Assignment: Among the lines of the material below, count those holding "blockIdx". Report the number by itself.

** Task inputs follows **

constexpr int kBnU = 2;
template <typename T, int VEC, bool HAS_Y, class GS>
RT_DEV void bn_bwd_sums(const GS& gs, const T* __restrict__ x, const T* __restrict__ y, T* __restrict__ gout, long r0,
                        long step, long rows, int c, const BnTile<VEC>& t, const BnDx<VEC>& k, int act, float* sg,
                        float* sgx, float (*g_last)[VEC], float (*xv_last)[VEC]) {
  const int ch0 = t.ch0;
  for (long r = r0; r < rows; r += kBnU * step) {
    float g[kBnU][VEC], xv[kBnU][VEC], yv[HAS_Y ? kBnU : 1][VEC];
#pragma unroll
    for (int u = 0; u < kBnU; ++u) {
      const long rr = min(r + u * step, rows - 1);
      gs.template load<VEC>(rr, ch0, g[u], t.cvalid);
      load_vec<T, VEC>(x + rr * c + ch0, xv[u], t.cvalid);
      if constexpr (HAS_Y) load_vec<T, VEC>(y + rr * c + ch0, yv[u], t.cvalid);
    }
#pragma unroll
    for (int u = 0; u < kBnU; ++u)
      if (r + u * step >= rows) {
#pragma unroll
        for (int j = 0; j < VEC; ++j) g[u][j] = 0.f;
      }
#pragma unroll
    for (int u = 0; u < kBnU; ++u) {
      bn_mask<VEC, HAS_Y>(g[u], yv[HAS_Y ? u : 0], xv[u], k.sc, k.sh, act);
      if (HAS_Y && gout && r + u * step < rows) store_vec<T, VEC>(gout + (r + u * step) * c + ch0, g[u], t.cvalid);
#pragma unroll
      for (int j = 0; j < VEC; ++j) {
        sg[j] += g[u][j];
        sgx[j] = fmaf(g[u][j], xv[u][j] - k.mu[j], sgx[j]);
        if (g_last) { g_last[u][j] = g[u][j]; xv_last[u][j] = xv[u][j]; }
      }
    }
  }
}

template <int VEC>
RT_DEV bool bn_bwd_block_sum(const BnTile<VEC>& t, float (*red)[256][VEC], float* sg, float* sgx) {
  const int tid = threadIdx.x;
  if ((t.tpr & (t.tpr - 1)) == 0 && t.tpr <= 64) {
    const int lane = tid & 63, wave = tid >> 6;
    for (int o = t.tpr; o < 64; o <<= 1) {
#pragma unroll
      for (int j = 0; j < VEC; ++j) {
        sg[j] += __shfl_xor(sg[j], o, 64);
        sgx[j] += __shfl_xor(sgx[j], o, 64);
      }
    }
    if (lane < t.tpr) {
#pragma unroll
      for (int j = 0; j < VEC; ++j) { red[0][wave * 64 + lane][j] = sg[j]; red[1][wave * 64 + lane][j] = sgx[j]; }
    }
    __syncthreads();
    if (tid >= t.tpr || tid * VEC >= t.cl) return false;
#pragma unroll
    for (int j = 0; j < VEC; ++j) {
      sg[j] = (red[0][tid][j] + red[0][64 + tid][j]) + (red[0][128 + tid][j] + red[0][192 + tid][j]);
      sgx[j] = (red[1][tid][j] + red[1][64 + tid][j]) + (red[1][128 + tid][j] + red[1][192 + tid][j]);
    }
    return true;
  }
#pragma unroll
  for (int j = 0; j < VEC; ++j) { red[0][tid][j] = sg[j]; red[1][tid][j] = sgx[j]; }
  __syncthreads();
  if (t.rg != 0 || !t.col) return false;
#pragma unroll
  for (int j = 0; j < VEC; ++j) {
    float a = red[0][tid][j], b = red[1][tid][j];
    for (int gi = 1; gi < t.rpi; ++gi) {
      a += red[0][gi * t.tpr + t.cv][j];
      b += red[1][gi * t.tpr + t.cv][j];
    }
    sg[j] = a;
    sgx[j] = b;
  }
  return true;
}

struct BnBwdOps {
  float inv = 0.f, g = 1.f, bt = 0.f, mu = 0.f, dg0 = 0.f, db0 = 0.f;
};
RT_DEV BnBwdOps bn_bwd_ops(int ch, const float* gamma, const float* beta, const float* smean, const float* sinv,
                           const float* dgamma, const float* dbeta, int accumulate) {
  BnBwdOps o;
  o.inv = sinv[ch];
  o.mu = smean[ch];
  if (gamma) o.g = gamma[ch];
  if (beta) o.bt = beta[ch];
  if (accumulate && dgamma) o.dg0 = dgamma[ch];
  if (accumulate && dbeta) o.db0 = dbeta[ch];
  return o;
}
RT_DEV void bn_bwd_tail(const BnBwdOps& o, float sg, float sgx, int ch, long rows, int training, int accumulate,
                        float* dgamma, float* dbeta, float& A, float& B, float& C) {
  const float inv = o.inv;
  if (dgamma) dgamma[ch] = accumulate ? o.dg0 + sgx * inv : sgx * inv;
  if (dbeta) dbeta[ch] = accumulate ? o.db0 + sg : sg;
  const float a = o.g * inv;
  const float invn = 1.f / (float)rows;
  A = a;
  B = training ? -a * inv * inv * sgx * invn : 0.f;
  C = training ? -a * sg * invn : 0.f;
}
RT_DEV void bn_bwd_coef_rows(const BnBwdOps& o, float sg, float sgx, int ch, int c, long rows, int training, int accumulate,
                             float* dgamma, float* dbeta, float* coef) {
  bn_bwd_tail(o, sg, sgx, ch, rows, training, accumulate, dgamma, dbeta, coef[ch], coef[c + ch], coef[2 * c + ch]);
  coef[3 * c + ch] = o.mu;
  bn_coef(o.g, o.bt, o.mu, o.inv, coef[4 * c + ch], coef[5 * c + ch]);
}

template <typename T, int VEC>
RT_DEV void bn_bwd_row_store(T* __restrict__ dx, T* __restrict__ dres, long off, const BnDx<VEC>& k, int cvalid, const float* g,
                             float* xv) {
#pragma unroll
  for (int j = 0; j < VEC; ++j) xv[j] = bn_bwd_dx<VEC>(k, j, g[j], xv[j]);
  if (dx) store_vec<T, VEC>(dx + off, xv, cvalid);
  if (dres) store_vec<T, VEC>(dres + off, g, cvalid);
}
template <typename T, int VEC, class GS>
RT_DEV void bn_bwd_row(const GS& gs, const T* __restrict__ x, const T* __restrict__ y, T* __restrict__ dx, T* __restrict__ dres,
                       long r, int c, const BnTile<VEC>& t, const BnDx<VEC>& k, int act) {
  const long off = r * c + t.ch0;
  float g[VEC], xv[VEC];
  gs.template load<VEC>(r, t.ch0, g, t.cvalid);
  load_vec<T, VEC>(x + off, xv, t.cvalid);
  bn_row_mask<T, VEC>(g, y ? y + off : nullptr, xv, k, act, t.cvalid);
  bn_bwd_row_store<T, VEC>(dx, dres, off, k, t.cvalid, g, xv);
}

template <typename T, int VEC, bool HAS_Y, class GS, int ACT>
__global__ void __launch_bounds__(256) bn_bwd_stats_kernel(const GS gs, const T* __restrict__ x,
                                                            const T* __restrict__ y, const float* __restrict__ gamma,
                                                            const float* __restrict__ beta, const float* __restrict__ mean,
                                                            const float* __restrict__ sinv, float* __restrict__ part,
                                                            long rows, int c, int act_rt, T* __restrict__ gout) {
  const int act = ACT >= 0 ? ACT : act_rt;
  __shared__ float red[2][256][VEC];
  const BnTile<VEC> t(c);
  BnDx<VEC> k;
  float sg[VEC], sgx[VEC];
#pragma unroll
  for (int j = 0; j < VEC; ++j) { sg[j] = 0.f; sgx[j] = 0.f; }
  if (t.active) {
    bn_bwd_coef<VEC>(t.ch0, c, gamma, beta, mean, sinv, k);
    bn_bwd_sums<T, VEC, HAS_Y>(gs, x, y, gout, t.row0(), t.step(), rows, c, t, k, act, sg, sgx, nullptr, nullptr);
  }
  if (!bn_bwd_block_sum<VEC>(t, red, sg, sgx)) return;
#pragma unroll
  for (int j = 0; j < VEC; ++j)
    if (t.ch0 + j < c) *(float2*)(part + ((long)blockIdx.x * c + t.ch0 + j) * 2) = make_float2(sg[j], sgx[j]);
}

template <typename T, int VEC, bool HAS_Y, class GS, int ACT>
__global__ void __launch_bounds__(256) bn_bwd_tiny_kernel(const GS gs, const T* __restrict__ x, const T* __restrict__ y,
                                                           const float* __restrict__ gamma, const float* __restrict__ beta,
                                                           const float* __restrict__ mean, const float* __restrict__ sinv,
                                                           float* __restrict__ dgamma, float* __restrict__ dbeta, T* __restrict__ dx,
                                                           T* __restrict__ dres, long rows, int c, int act_rt, int training,
                                                           int accumulate) {
  const int act = ACT >= 0 ? ACT : act_rt;
  __shared__ float red[2][256][VEC];
  __shared__ float cf[3][256 * VEC];
  const BnTile<VEC> t(c);
  const bool one_pass = rows <= kBnU * (long)t.rpi;
  BnDx<VEC> k;
  float sg[VEC], sgx[VEC], g[kBnU][VEC], xv[kBnU][VEC];
  BnBwdOps ops[VEC];
#pragma unroll
  for (int j = 0; j < VEC; ++j) {
    sg[j] = 0.f;
    sgx[j] = 0.f;
    ops[j] = bn_bwd_ops(min(t.ch0 + j, c - 1), gamma, beta, mean, sinv, dgamma, dbeta, accumulate);
  }
  if (t.active) {
    bn_bwd_coef<VEC>(t.ch0, c, gamma, beta, mean, sinv, k);
    bn_bwd_sums<T, VEC, HAS_Y>(gs, x, y, (T*)nullptr, t.rg, t.rpi, rows, c, t, k, act, sg, sgx, g, xv);
  }
  if (bn_bwd_block_sum<VEC>(t, red, sg, sgx)) {
#pragma unroll
    for (int j = 0; j < VEC; ++j) {
      const int ch = t.ch0 + j, o = t.cv * VEC + j;
      if (ch >= c) continue;
      bn_bwd_tail(ops[j], 0.f + sg[j], 0.f + sgx[j], ch, rows, training, accumulate, dgamma, dbeta, cf[0][o], cf[1][o],
                  cf[2][o]);
    }
  }
  __syncthreads();
  if (!t.active || (!dx && !dres)) return;
#pragma unroll
  for (int j = 0; j < VEC; ++j) {
    k.a[j] = cf[0][t.cv * VEC + j];
    k.b[j] = cf[1][t.cv * VEC + j];
    k.k[j] = cf[2][t.cv * VEC + j];
  }
  if (one_pass) {
#pragma unroll
    for (int u = 0; u < kBnU; ++u) {
      const long r = t.rg + u * (long)t.rpi, off = r * c + t.ch0;
      if (r < rows) bn_bwd_row_store<T, VEC>(dx, dres, off, k, t.cvalid, g[u], xv[u]);
    }
    return;
  }
  for (long r = t.rg; r < rows; r += t.rpi) bn_bwd_row<T, VEC>(gs, x, HAS_Y ? y : (const T*)nullptr, dx, dres, r, c, t, k, act);
}

__global__ void __launch_bounds__(256) bn_bwd_finalize_kernel(const float* __restrict__ part, int nrb, int c, long rows, const float* gamma,
                                       const float* beta, const float* smean, const float* sinv, float* dgamma, float* dbeta,
                                       float* coef, int training, int accumulate) {
  __shared__ float wr[4][2];
  const int ch = blockIdx.x, lane = threadIdx.x & 63, wave = threadIdx.x >> 6;
  BnBwdOps ops;
  if (threadIdx.x == 0) ops = bn_bwd_ops(ch, gamma, beta, smean, sinv, dgamma, dbeta, accumulate);
  float sg = 0.f, sgx = 0.f;
  for (int b0 = threadIdx.x; b0 < nrb; b0 += 256 * 8) {
    float pg[8], px[8];
#pragma unroll
    for (int u = 0; u < 8; ++u) {
      const int b = min(b0 + 256 * u, nrb - 1);
      const bool ok = b0 + 256 * u < nrb;
      const float2 pr = *(const float2*)(part + ((long)ch * nrb + b) * 2);
      const float g = pr.x, gx = pr.y;
      pg[u] = ok ? g : 0.f;
      px[u] = ok ? gx : 0.f;
    }
#pragma unroll
    for (int u = 0; u < 8; ++u) { sg += pg[u]; sgx += px[u]; }
  }
  sg = wave_sum(sg);
  sgx = wave_sum(sgx);
  if (lane == 0) { wr[wave][0] = sg; wr[wave][1] = sgx; }
  __syncthreads();
  if (threadIdx.x != 0) return;
  sg = (wr[0][0] + wr[1][0]) + (wr[2][0] + wr[3][0]);
  sgx = (wr[0][1] + wr[1][1]) + (wr[2][1] + wr[3][1]);
  bn_bwd_coef_rows(ops, sg, sgx, ch, c, rows, training, accumulate, dgamma, dbeta, coef);
}

__global__ void __launch_bounds__(256) bn_bwd_finalize_rb_kernel(const float* __restrict__ part, int nrb, int c, long rows,
                                                                  const float* gamma, const float* beta, const float* smean,
                                                                  const float* sinv, float* dgamma, float* dbeta, float* coef,
                                                                  int training, int accumulate) {
  __shared__ float wr[16][16][2];
  const int cl = threadIdx.x & 15, q = threadIdx.x >> 4, ch = blockIdx.x * 16 + cl;
  const int chc = min(ch, c - 1);
  BnBwdOps ops;
  if (q == 0) ops = bn_bwd_ops(chc, gamma, beta, smean, sinv, dgamma, dbeta, accumulate);
  float sg = 0.f, sgx = 0.f;
  for (int b0 = q; b0 < nrb; b0 += 16 * 8) {
    float2 pv[8];
#pragma unroll
    for (int u = 0; u < 8; ++u) {
      const int b = min(b0 + 16 * u, nrb - 1);
      pv[u] = *(const float2*)(part + ((long)b * c + chc) * 2);
    }
#pragma unroll
    for (int u = 0; u < 8; ++u)
      if (b0 + 16 * u < nrb) { sg += pv[u].x; sgx += pv[u].y; }
  }
  wr[q][cl][0] = sg;
  wr[q][cl][1] = sgx;
  __syncthreads();
  if (q != 0 || ch >= c) return;
  float t0[8], t1[8];
#pragma unroll
  for (int i = 0; i < 8; ++i) { t0[i] = wr[2 * i][cl][0] + wr[2 * i + 1][cl][0]; t1[i] = wr[2 * i][cl][1] + wr[2 * i + 1][cl][1]; }
#pragma unroll
  for (int i = 0; i < 4; ++i) { t0[i] = t0[2 * i] + t0[2 * i + 1]; t1[i] = t1[2 * i] + t1[2 * i + 1]; }
  sg = (t0[0] + t0[1]) + (t0[2] + t0[3]);
  sgx = (t1[0] + t1[1]) + (t1[2] + t1[3]);
  bn_bwd_coef_rows(ops, sg, sgx, ch, c, rows, training, accumulate, dgamma, dbeta, coef);
}

template <typename T, int VEC, class GS, int ACT>
__global__ void __launch_bounds__(256) bn_bwd_apply_kernel(const GS gs, const T* __restrict__ x,
                                                            const T* __restrict__ y, T* __restrict__ dx, T* __restrict__ dres,
                                                            const float* __restrict__ coef, long rows, int c, int act_rt) {
  const int act = ACT >= 0 ? ACT : act_rt;
  const BnTile<VEC> t(c);
  if (!t.active) return;
  BnDx<VEC> k;
  load_coef<VEC>(coef, t.ch0, c, k.a);
  load_coef<VEC>(coef + c, t.ch0, c, k.b);
  load_coef<VEC>(coef + 2 * c, t.ch0, c, k.k);
  load_coef<VEC>(coef + 3 * c, t.ch0, c, k.mu);
  if (act && !y) {
    load_coef<VEC>(coef + 4 * c, t.ch0, c, k.sc);
    load_coef<VEC>(coef + 5 * c, t.ch0, c, k.sh);
  }
  const long step = t.step();
  long r = t.row0();
  const int ch0 = t.ch0, cvalid = t.cvalid;
  for (; r + step < rows; r += 2 * step) {
    const long o0 = r * c + ch0, o1 = o0 + step * c;
    float g0[VEC], x0[VEC], g1[VEC], x1[VEC];
    gs.template load<VEC>(r, ch0, g0, cvalid);
    load_vec<T, VEC>(x + o0, x0, cvalid);
    gs.template load<VEC>(r + step, ch0, g1, cvalid);
    load_vec<T, VEC>(x + o1, x1, cvalid);
    bn_row_mask<T, VEC>(g0, y ? y + o0 : nullptr, x0, k, act, cvalid);
    bn_row_mask<T, VEC>(g1, y ? y + o1 : nullptr, x1, k, act, cvalid);
#pragma unroll
    for (int j = 0; j < VEC; ++j) {
      x0[j] = bn_bwd_dx<VEC>(k, j, g0[j], x0[j]);
      x1[j] = bn_bwd_dx<VEC>(k, j, g1[j], x1[j]);
    }
    if (dx) {
      store_vec<T, VEC>(dx + o0, x0, cvalid);
      store_vec<T, VEC>(dx + o1, x1, cvalid);
    }
    if (dres) {
      store_vec<T, VEC>(dres + o0, g0, cvalid);
      store_vec<T, VEC>(dres + o1, g1, cvalid);
    }
  }
  if (r < rows) bn_bwd_row<T, VEC>(gs, x, y, dx, dres, r, c, t, k, act);
}

template <typename F>
static void with_act(int act, F f) {
  if (act == RTSDS_ACT_NONE) f(std::integral_constant<int, RTSDS_ACT_NONE>());
  else if (act == RTSDS_ACT_RELU) f(std::integral_constant<int, RTSDS_ACT_RELU>());
  else f(std::integral_constant<int, -1>());
}
template <typename T_, int VEC_> struct BnKind {
  typedef T_ T;
  static constexpr int VEC = VEC_;
};
template <typename F>
static int bn_dispatch(int dtype, int c, F f) {
  if (dtype == RTSDS_BF16) {
    if (c % 8 == 0) f(BnKind<bf16, 8>());
    else f(BnKind<bf16, 1>());
  } else if (dtype == RTSDS_F32) {
    if (c % 4 == 0) f(BnKind<float, 4>());
    else f(BnKind<float, 1>());
  } else return RTSDS_ERR_UNSUPPORTED;
  return RTSDS_OK;
}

** End of Task inputs **

Solution: 3